Aside from worshipping the Gods, she also had many * Zu Zong, ancestors to kowtow to. On my great grandfather's or great grandmother's birthday she would burn incense, offer food and kowtow to a portrait. Whichever deity or ancestor she was worshipping, she always had a portrait or an idol on her altar table. During the Moon Festival she made offerings to the Moon, and paid homage to Master Rabbit. So, instead of having a portrait of the Moon, she would have the maid servants help her carry the altar table out into the courtyard, where the Moon could look down on it. No male person was allowed to touch anything related to * Bai Yue, Moon-worshipping, it was strictly a female's job. On the other hand, no female should touch any food that was to be offered to the Kitchen God; that would bring bad luck to the family. On the altar table * Ah Po would stack up dozens of moon cakes and put large plates of fruit. In the center of the table sat a clay idol of Master Rabbit, bought at a specialty shop the day before. Dishes of fresh green soya beans boiled in salted water were specially prepared for Master Rabbit, because he did not care for moon cakes.

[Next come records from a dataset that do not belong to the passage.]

__global__ void __launch_bounds__(256) ray_setup_kernel(const int64_t* __restrict__ ray_idx,
                                                         const float* __restrict__ ray_d,
                                                         const float* __restrict__ cam_ray_d, int HW, float near_z,
                                                         float far_z, int RN, float* __restrict__ rd_out,
                                                         float* __restrict__ near_out, float* __restrict__ far_out,
                                                         float* __restrict__ camz_out, float ox, float oy, float oz,
                                                         float* __restrict__ ray_o_out) {
  int i = blockIdx.x * blockDim.x + threadIdx.x;
  if (i == 0 && ray_o_out) { ray_o_out[0] = ox; ray_o_out[1] = oy; ray_o_out[2] = oz; }
  if (i >= RN) return;
  int64_t p = ray_idx[i];
  const bool in_range = p >= 0 && p < (int64_t)HW;
  p = in_range ? p : 0;
  rd_out[3 * i + 0] = ray_d[p];
  rd_out[3 * i + 1] = ray_d[(size_t)HW + p];
  rd_out[3 * i + 2] = ray_d[2 * (size_t)HW + p];
  float cz = cam_ray_d ? cam_ray_d[2 * (size_t)HW + p] : 1.f;
  const float bad = __builtin_nanf("");
  near_out[i] = !in_range ? bad : cam_ray_d ? near_z / cz : near_z;
  far_out[i] = !in_range ? bad : cam_ray_d ? far_z / cz : far_z;
  if (camz_out) camz_out[i] = cz;
}

hipError_t launch_ray_setup(const int64_t* ray_idx, const float* ray_d, const float* cam_ray_d, int HW, float near_z,
                            float far_z, int RN, float* rd_out, float* near_out, float* far_out, float* camz_out,
                            const float* ray_o_host, float* ray_o_out, hipStream_t s) {
  hipLaunchKernelGGL(ray_setup_kernel, dim3((RN + 255) / 256), dim3(256), 0, s, ray_idx, ray_d, cam_ray_d, HW, near_z,
                     far_z, RN, rd_out, near_out, far_out, camz_out, ray_o_host ? ray_o_host[0] : 0.f,
                     ray_o_host ? ray_o_host[1] : 0.f, ray_o_host ? ray_o_host[2] : 0.f, ray_o_out);
  return hipGetLastError();
}

__global__ void __launch_bounds__(256) sample_fixed_kernel(const float* __restrict__ near,
                                                            const float* __restrict__ far,
                                                            const float* __restrict__ U, int u_stride,
                                                            float* __restrict__ z, int RN, int SN) {
  size_t i = (size_t)blockIdx.x * blockDim.x + threadIdx.x;
  if (i >= (size_t)RN * SN) return;
  int s = (int)(i / RN), ray = (int)(i % RN);
  double step = 1.0 / (double)(SN - 1);
  float lin = (s == SN - 1) ? 1.0f : (float)((double)s * step);
  float n = near[ray], f = far[ray];
  float zz = lin * (f - n) + n;
  float interval = (float)(1.0 / (double)(SN - 1));
  zz = zz + (U[(size_t)s * u_stride + ray] - 0.5f) * interval * (f - n);
  z[(size_t)ray * SN + s] = zz;
}

hipError_t launch_sample_fixed(const float* near, const float* far, const float* U, int u_stride, float* z, int RN,
                               int SN, hipStream_t s) {
  size_t n = (size_t)RN * SN;
  hipLaunchKernelGGL(sample_fixed_kernel, dim3((unsigned)((n + 255) / 256)), dim3(256), 0, s, near, far, U, u_stride, z,
                     RN, SN);
  return hipGetLastError();
}

__global__ void __launch_bounds__(256) points_kernel(const float* __restrict__ ray_o, int o_stride,
                                                      const float* __restrict__ ray_d, const float* __restrict__ z,
                                                      float* __restrict__ pts, int RN, int SN) {
  size_t i = (size_t)blockIdx.x * blockDim.x + threadIdx.x;
  if (i >= (size_t)RN * SN) return;
  int ray = (int)(i / SN);
  float zz = z[i];
  const float* o = ray_o + (size_t)ray * o_stride;
  pts[3 * i + 0] = o[0] + zz * ray_d[3 * ray + 0];
  pts[3 * i + 1] = o[1] + zz * ray_d[3 * ray + 1];
  pts[3 * i + 2] = o[2] + zz * ray_d[3 * ray + 2];
}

The apparel of Master Rabbit was most interesting: he had on full armor including a helmet, like a * Yong Shi, warrior; if it were not for his * Chang Erduo, long ears, and his * Huo Zui, harelip, I could hardly tell he was a rabbit. Grandma usually paid quite a lot of money for Master Rabbit, but after the offering was over, he just became one more toy, sitting among my dolls and wooden soldiers.

The ceremony and rituals would be over by the end of that day, but my fun days at Grandma's house would usually last a few days longer.* Qiu Tian, Autumn, is the best time in many parts of China as far as the climate is concerned. It is a time for picnics, boating, and * Guang Shichang, wandering around (meandering) in the bazaars. Grandma often took me to * Guozi Shi, Fruit Market, the street that got its name because every Fall all the fruit vendors gathered there to sell their freshly picked fruits. The juicy pears were as big as baseballs. The pale green * Ma Nai grapes were so delicious I could never have enough of them.* Ma Nai means horse nipple, and they got that name because they were long and juicy as though * Nai, milk, would drip from them any minute. After we had bought all the fruit we can carry, we would go to * Dong An Shichang, the Eastern Peace Market, where we would taste a variety of different * Xiao Chi, small eat, meaning snacks (Please see Joy Luck Club P.10.under 'Dyansyin'). The ones I have most vivid memories of are first, the * Tang Hetao, sugar-coated walnuts, they were crispy and sweet-smelling, and now one can buy them in Los Angeles Chinatown. Secondly, the * Wandou Huang, pea paste cakes, which were pale yellowish-green in color, and tasted like the highest quality pea soup, except they were sweet, and in the shapes of square, jelly-like cakes. Last but not least, the * Fuling Bing, a sweet snack of Chinese date paste and nuts sandwiched between very sheer rice pancakes, looked like two flat, round pieces of styrofoam, about 4 inches in diameter, enclosing some chewy, sweet filling. I have not yet been able to find the latter two sweet * Dianxin, refreshments, in America.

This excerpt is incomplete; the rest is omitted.